* Work instruction: Please transcribe exactly, and only, the lines of the data below between the line holding "sgn) * d_rot[j];" and the line holding "STG = true;", inclusive.

* Provided data:
..............................

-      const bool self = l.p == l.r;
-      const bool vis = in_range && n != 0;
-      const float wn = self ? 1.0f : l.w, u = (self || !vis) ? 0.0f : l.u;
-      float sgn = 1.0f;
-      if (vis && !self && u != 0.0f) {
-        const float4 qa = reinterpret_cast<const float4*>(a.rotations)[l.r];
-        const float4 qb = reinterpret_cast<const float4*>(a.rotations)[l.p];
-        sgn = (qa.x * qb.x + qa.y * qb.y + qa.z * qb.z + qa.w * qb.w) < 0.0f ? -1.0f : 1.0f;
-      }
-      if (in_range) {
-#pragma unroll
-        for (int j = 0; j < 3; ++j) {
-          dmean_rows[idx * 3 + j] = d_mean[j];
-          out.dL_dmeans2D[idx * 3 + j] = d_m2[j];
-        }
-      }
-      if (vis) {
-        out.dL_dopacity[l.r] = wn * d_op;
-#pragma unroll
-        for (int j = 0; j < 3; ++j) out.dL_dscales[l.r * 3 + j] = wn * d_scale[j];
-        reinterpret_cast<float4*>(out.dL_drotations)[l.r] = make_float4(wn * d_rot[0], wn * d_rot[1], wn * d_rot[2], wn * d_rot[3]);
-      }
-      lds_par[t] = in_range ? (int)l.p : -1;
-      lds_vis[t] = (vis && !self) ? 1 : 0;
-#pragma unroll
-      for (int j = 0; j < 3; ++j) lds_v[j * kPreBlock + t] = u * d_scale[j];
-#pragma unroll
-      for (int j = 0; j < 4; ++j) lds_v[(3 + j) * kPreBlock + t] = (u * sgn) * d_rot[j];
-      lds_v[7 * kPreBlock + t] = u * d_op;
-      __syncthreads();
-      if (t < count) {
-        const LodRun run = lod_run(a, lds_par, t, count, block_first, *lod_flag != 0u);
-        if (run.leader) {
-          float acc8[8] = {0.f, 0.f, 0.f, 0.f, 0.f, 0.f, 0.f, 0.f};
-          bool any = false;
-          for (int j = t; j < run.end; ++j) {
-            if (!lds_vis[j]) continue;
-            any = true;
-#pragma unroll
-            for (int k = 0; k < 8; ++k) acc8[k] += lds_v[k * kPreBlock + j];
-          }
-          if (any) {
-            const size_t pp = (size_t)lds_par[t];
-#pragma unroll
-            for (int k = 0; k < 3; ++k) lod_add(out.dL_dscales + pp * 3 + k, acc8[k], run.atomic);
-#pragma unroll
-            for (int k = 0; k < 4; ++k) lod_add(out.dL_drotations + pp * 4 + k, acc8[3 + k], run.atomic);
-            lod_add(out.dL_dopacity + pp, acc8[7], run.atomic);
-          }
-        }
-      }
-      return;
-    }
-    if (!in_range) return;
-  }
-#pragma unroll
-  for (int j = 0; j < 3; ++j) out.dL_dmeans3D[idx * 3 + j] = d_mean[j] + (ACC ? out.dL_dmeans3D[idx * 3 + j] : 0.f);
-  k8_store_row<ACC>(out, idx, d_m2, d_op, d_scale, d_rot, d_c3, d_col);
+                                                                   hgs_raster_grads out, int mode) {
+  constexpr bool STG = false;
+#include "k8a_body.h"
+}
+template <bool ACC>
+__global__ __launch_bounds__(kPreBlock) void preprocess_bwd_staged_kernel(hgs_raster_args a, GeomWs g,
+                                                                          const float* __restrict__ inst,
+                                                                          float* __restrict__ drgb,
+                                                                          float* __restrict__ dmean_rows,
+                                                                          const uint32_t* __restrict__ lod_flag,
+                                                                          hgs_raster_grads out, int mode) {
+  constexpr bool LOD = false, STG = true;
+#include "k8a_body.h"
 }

..............................

* Result of the task:
-      for (int j = 0; j < 4; ++j) lds_v[(3 + j) * kPreBlock + t] = (u * sgn) * d_rot[j];
-      lds_v[7 * kPreBlock + t] = u * d_op;
-      __syncthreads();
-      if (t < count) {
-        const LodRun run = lod_run(a, lds_par, t, count, block_first, *lod_flag != 0u);
-        if (run.leader) {
-          float acc8[8] = {0.f, 0.f, 0.f, 0.f, 0.f, 0.f, 0.f, 0.f};
-          bool any = false;
-          for (int j = t; j < run.end; ++j) {
-            if (!lds_vis[j]) continue;
-            any = true;
-#pragma unroll
-            for (int k = 0; k < 8; ++k) acc8[k] += lds_v[k * kPreBlock + j];
-          }
-          if (any) {
-            const size_t pp = (size_t)lds_par[t];
-#pragma unroll
-            for (int k = 0; k < 3; ++k) lod_add(out.dL_dscales + pp * 3 + k, acc8[k], run.atomic);
-#pragma unroll
-            for (int k = 0; k < 4; ++k) lod_add(out.dL_drotations + pp * 4 + k, acc8[3 + k], run.atomic);
-            lod_add(out.dL_dopacity + pp, acc8[7], run.atomic);
-          }
-        }
-      }
-      return;
-    }
-    if (!in_range) return;
-  }
-#pragma unroll
-  for (int j = 0; j < 3; ++j) out.dL_dmeans3D[idx * 3 + j] = d_mean[j] + (ACC ? out.dL_dmeans3D[idx * 3 + j] : 0.f);
-  k8_store_row<ACC>(out, idx, d_m2, d_op, d_scale, d_rot, d_c3, d_col);
+                                                                   hgs_raster_grads out, int mode) {
+  constexpr bool STG = false;
+#include "k8a_body.h"
+}
+template <bool ACC>
+__global__ __launch_bounds__(kPreBlock) void preprocess_bwd_staged_kernel(hgs_raster_args a, GeomWs g,
+                                                                          const float* __restrict__ inst,
+                                                                          float* __restrict__ drgb,
+                                                                          float* __restrict__ dmean_rows,
+                                                                          const uint32_t* __restrict__ lod_flag,
+                                                                          hgs_raster_grads out, int mode) {
+  constexpr bool LOD = false, STG = true;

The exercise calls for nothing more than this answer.